*Action item*:
Your answer should consist only of the lines below from the one with "const long long steps" through the one with "if (sk > pl.splitk)", copied exactly.

*Supplied records*:

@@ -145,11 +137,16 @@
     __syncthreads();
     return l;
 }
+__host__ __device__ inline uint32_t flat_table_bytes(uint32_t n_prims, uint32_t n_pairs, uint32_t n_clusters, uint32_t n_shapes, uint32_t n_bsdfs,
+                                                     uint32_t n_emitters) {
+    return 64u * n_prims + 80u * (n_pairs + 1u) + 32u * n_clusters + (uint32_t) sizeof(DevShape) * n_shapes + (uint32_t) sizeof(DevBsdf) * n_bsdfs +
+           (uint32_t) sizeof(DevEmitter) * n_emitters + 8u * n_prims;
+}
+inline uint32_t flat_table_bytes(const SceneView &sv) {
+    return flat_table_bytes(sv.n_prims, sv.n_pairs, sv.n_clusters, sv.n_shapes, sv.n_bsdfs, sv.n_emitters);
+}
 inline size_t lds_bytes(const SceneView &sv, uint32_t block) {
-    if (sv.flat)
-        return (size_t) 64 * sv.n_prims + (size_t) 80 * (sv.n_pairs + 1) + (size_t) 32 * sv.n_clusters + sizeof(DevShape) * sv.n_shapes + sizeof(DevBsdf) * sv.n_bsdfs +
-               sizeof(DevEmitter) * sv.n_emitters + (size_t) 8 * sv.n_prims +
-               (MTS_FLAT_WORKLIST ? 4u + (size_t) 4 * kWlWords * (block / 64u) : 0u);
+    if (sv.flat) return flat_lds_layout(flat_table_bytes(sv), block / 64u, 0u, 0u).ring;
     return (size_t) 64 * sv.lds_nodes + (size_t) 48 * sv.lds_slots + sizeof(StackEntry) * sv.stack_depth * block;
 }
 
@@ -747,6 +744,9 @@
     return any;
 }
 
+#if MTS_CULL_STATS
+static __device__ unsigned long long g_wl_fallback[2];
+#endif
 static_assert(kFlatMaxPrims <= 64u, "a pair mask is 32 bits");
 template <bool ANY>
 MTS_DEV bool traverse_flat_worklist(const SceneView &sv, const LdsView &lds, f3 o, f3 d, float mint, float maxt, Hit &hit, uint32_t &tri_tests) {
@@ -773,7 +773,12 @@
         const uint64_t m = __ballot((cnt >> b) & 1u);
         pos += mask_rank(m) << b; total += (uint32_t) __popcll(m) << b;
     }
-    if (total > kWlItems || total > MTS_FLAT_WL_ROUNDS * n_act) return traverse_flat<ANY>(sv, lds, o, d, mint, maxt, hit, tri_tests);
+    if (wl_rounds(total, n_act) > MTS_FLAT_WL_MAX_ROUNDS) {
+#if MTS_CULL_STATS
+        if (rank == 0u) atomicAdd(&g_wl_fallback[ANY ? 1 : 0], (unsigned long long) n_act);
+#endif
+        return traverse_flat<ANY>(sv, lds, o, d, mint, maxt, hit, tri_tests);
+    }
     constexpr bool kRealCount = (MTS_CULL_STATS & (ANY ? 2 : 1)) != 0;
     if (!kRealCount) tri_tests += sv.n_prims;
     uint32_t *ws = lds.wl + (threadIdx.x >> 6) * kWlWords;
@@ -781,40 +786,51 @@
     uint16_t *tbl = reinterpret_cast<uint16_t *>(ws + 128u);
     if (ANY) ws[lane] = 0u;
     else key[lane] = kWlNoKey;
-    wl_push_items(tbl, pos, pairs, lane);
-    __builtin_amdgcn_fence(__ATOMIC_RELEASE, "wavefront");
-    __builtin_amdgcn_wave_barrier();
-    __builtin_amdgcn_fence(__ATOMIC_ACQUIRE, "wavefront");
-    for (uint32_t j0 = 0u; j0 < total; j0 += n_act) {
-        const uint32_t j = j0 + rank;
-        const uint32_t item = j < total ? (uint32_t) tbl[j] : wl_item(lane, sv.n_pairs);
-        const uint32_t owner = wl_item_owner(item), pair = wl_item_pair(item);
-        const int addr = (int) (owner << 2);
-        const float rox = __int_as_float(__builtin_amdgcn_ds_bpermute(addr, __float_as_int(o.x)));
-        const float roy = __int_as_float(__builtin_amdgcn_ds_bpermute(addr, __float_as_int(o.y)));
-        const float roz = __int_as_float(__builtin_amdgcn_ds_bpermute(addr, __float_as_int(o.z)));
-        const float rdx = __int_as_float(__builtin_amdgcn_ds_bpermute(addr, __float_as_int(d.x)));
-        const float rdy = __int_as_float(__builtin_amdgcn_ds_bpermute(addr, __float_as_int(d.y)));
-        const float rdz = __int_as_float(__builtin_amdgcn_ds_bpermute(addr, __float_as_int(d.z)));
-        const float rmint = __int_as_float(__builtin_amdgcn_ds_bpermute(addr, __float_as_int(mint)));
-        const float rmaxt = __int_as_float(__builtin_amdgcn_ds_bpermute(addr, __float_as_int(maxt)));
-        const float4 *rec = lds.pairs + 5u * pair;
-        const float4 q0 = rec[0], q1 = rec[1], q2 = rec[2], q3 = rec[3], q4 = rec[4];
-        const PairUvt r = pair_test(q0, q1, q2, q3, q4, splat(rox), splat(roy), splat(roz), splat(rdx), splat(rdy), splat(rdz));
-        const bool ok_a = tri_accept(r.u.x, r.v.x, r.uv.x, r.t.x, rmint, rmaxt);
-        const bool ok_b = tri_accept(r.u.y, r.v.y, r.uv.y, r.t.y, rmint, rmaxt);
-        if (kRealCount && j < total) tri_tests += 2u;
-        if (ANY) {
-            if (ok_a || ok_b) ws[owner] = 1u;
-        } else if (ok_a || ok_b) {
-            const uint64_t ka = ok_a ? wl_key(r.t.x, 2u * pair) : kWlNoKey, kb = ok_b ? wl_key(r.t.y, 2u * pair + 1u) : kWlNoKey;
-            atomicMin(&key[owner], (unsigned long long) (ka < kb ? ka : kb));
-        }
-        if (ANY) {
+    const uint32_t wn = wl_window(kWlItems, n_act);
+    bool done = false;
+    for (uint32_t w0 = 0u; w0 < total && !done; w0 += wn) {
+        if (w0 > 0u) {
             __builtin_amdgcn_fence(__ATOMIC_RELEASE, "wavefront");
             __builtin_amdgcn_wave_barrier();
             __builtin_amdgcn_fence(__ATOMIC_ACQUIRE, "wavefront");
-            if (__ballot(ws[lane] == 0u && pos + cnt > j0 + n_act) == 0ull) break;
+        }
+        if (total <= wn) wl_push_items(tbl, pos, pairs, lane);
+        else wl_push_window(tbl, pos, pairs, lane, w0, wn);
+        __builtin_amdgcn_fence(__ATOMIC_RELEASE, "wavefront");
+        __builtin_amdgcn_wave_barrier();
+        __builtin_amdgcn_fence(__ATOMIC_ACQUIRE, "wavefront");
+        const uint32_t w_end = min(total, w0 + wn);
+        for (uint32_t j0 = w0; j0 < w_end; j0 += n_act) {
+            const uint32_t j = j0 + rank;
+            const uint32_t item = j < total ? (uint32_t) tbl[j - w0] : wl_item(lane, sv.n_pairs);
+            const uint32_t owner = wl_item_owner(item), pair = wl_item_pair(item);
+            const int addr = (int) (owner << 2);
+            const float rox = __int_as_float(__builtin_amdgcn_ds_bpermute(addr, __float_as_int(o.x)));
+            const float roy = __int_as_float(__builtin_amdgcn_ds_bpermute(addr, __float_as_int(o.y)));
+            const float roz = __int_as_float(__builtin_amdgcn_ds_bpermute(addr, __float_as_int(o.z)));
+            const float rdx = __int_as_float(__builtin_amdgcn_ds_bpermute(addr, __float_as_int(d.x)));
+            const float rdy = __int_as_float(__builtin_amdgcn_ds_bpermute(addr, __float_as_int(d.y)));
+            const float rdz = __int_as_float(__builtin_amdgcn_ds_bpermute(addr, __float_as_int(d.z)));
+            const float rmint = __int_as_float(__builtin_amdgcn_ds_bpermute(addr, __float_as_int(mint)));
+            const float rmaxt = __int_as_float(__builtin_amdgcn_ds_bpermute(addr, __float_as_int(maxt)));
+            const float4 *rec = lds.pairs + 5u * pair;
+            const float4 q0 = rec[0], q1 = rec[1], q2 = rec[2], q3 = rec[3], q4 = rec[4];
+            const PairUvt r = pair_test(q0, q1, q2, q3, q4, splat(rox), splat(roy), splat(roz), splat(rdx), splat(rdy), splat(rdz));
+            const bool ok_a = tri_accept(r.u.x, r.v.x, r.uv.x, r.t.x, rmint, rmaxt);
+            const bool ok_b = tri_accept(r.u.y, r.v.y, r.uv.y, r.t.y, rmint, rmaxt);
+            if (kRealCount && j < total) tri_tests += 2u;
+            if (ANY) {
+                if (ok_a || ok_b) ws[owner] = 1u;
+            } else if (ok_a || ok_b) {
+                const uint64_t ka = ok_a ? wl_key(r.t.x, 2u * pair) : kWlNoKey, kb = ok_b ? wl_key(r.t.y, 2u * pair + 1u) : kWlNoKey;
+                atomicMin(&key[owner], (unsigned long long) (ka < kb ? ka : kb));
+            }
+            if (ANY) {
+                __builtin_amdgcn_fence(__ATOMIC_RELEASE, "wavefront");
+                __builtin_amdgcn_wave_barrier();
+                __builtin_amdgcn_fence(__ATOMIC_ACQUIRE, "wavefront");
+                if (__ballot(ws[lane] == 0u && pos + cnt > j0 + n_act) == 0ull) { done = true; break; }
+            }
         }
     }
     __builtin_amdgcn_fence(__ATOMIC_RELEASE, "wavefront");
--
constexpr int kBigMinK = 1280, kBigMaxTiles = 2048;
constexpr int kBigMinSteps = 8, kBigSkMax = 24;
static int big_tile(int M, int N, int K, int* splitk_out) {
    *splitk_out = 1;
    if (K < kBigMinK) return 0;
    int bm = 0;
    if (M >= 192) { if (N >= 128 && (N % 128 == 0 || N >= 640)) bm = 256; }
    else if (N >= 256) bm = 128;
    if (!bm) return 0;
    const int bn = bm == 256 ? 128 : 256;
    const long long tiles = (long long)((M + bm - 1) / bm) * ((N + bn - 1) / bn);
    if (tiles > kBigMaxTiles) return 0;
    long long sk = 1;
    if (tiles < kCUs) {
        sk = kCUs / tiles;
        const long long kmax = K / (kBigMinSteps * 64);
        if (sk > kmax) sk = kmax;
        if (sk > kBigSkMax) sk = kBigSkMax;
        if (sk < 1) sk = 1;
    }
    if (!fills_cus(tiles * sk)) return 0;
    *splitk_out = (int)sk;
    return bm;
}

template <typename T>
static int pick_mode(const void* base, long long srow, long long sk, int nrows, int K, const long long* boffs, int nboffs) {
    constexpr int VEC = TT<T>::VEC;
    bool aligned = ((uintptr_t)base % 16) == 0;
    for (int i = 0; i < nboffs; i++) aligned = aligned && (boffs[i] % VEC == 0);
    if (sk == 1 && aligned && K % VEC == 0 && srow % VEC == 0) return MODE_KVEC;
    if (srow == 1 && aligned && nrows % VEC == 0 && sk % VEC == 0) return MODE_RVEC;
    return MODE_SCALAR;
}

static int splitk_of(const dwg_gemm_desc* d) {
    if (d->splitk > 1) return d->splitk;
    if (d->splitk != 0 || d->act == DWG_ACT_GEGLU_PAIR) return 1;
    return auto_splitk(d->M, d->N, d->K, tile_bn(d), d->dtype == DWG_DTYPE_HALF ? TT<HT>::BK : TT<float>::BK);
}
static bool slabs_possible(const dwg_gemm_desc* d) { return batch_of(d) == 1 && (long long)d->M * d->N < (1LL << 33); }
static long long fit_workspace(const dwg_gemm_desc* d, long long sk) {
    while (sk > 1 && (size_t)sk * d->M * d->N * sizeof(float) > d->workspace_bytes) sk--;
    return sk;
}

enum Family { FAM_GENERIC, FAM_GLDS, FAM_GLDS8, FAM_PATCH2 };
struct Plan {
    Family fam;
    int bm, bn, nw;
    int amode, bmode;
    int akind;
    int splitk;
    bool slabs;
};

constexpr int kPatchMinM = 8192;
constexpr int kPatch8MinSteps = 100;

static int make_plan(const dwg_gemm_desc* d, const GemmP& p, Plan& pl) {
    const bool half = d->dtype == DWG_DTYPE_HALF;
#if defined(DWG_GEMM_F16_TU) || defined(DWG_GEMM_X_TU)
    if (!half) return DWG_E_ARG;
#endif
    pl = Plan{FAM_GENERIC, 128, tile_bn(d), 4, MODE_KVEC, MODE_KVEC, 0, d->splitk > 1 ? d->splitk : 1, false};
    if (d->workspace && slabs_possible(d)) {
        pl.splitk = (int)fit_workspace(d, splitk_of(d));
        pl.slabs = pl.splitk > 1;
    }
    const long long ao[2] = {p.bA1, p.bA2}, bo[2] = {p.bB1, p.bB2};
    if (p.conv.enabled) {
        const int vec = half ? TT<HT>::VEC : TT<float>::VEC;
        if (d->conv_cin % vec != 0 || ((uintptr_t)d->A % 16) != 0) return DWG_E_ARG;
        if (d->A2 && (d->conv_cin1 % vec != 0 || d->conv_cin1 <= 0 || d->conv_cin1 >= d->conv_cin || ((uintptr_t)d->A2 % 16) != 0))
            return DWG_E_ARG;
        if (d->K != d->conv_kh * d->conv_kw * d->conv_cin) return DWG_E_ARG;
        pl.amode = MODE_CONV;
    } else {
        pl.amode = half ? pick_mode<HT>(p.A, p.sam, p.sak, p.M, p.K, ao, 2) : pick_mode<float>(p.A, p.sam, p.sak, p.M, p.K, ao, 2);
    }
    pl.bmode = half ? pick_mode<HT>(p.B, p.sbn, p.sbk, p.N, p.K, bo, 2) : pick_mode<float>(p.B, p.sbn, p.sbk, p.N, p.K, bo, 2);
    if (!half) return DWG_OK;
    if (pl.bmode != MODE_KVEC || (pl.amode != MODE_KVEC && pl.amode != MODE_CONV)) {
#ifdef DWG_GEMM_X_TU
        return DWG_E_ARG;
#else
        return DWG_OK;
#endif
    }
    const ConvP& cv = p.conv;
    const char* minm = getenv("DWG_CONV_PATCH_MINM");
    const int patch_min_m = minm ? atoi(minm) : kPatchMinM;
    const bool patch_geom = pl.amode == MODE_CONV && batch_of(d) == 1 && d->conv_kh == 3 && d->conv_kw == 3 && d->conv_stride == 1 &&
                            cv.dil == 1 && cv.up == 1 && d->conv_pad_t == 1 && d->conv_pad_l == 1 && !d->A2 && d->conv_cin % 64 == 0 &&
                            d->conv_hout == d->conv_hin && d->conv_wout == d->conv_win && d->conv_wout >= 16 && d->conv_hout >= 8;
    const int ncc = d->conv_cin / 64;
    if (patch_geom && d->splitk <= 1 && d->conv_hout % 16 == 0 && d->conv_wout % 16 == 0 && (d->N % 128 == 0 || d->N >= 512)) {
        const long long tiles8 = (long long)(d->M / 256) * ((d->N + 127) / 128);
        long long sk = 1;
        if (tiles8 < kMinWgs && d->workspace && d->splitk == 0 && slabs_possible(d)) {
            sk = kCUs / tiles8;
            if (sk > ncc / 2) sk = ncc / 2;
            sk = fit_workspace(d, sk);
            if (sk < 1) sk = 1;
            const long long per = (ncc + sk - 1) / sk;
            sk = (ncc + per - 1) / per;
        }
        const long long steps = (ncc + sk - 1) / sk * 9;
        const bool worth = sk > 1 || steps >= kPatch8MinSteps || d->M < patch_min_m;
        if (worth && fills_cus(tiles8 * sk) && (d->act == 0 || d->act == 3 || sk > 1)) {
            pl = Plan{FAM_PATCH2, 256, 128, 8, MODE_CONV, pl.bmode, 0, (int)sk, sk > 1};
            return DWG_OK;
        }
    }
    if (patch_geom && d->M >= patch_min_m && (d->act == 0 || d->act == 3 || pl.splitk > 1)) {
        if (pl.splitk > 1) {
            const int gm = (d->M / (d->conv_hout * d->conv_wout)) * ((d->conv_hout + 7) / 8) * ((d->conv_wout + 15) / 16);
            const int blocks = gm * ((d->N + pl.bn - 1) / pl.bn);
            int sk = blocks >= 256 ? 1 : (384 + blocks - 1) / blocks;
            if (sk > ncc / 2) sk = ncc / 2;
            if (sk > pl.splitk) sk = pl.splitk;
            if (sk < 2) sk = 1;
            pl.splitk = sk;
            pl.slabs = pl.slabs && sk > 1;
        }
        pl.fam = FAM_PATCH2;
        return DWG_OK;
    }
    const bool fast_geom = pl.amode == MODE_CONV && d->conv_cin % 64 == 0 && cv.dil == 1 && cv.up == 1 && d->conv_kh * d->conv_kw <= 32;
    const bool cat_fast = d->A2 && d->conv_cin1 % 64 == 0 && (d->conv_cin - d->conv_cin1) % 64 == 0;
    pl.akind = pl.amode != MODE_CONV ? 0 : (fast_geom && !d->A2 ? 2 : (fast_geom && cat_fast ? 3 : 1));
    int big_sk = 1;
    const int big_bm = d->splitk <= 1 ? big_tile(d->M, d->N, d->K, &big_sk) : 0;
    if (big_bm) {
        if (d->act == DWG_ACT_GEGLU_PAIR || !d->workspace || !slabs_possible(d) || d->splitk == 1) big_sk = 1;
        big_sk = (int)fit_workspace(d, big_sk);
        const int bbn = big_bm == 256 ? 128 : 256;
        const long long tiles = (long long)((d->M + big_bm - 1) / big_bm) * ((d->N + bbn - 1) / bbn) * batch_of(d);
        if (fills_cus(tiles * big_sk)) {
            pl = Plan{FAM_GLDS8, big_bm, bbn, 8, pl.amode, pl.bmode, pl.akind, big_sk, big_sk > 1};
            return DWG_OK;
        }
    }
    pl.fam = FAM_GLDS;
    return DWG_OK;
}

*Response box*:
        const long long steps = (ncc + sk - 1) / sk * 9;
        const bool worth = sk > 1 || steps >= kPatch8MinSteps || d->M < patch_min_m;
        if (worth && fills_cus(tiles8 * sk) && (d->act == 0 || d->act == 3 || sk > 1)) {
            pl = Plan{FAM_PATCH2, 256, 128, 8, MODE_CONV, pl.bmode, 0, (int)sk, sk > 1};
            return DWG_OK;
        }
    }
    if (patch_geom && d->M >= patch_min_m && (d->act == 0 || d->act == 3 || pl.splitk > 1)) {
        if (pl.splitk > 1) {
            const int gm = (d->M / (d->conv_hout * d->conv_wout)) * ((d->conv_hout + 7) / 8) * ((d->conv_wout + 15) / 16);
            const int blocks = gm * ((d->N + pl.bn - 1) / pl.bn);
            int sk = blocks >= 256 ? 1 : (384 + blocks - 1) / blocks;
            if (sk > ncc / 2) sk = ncc / 2;
            if (sk > pl.splitk) sk = pl.splitk;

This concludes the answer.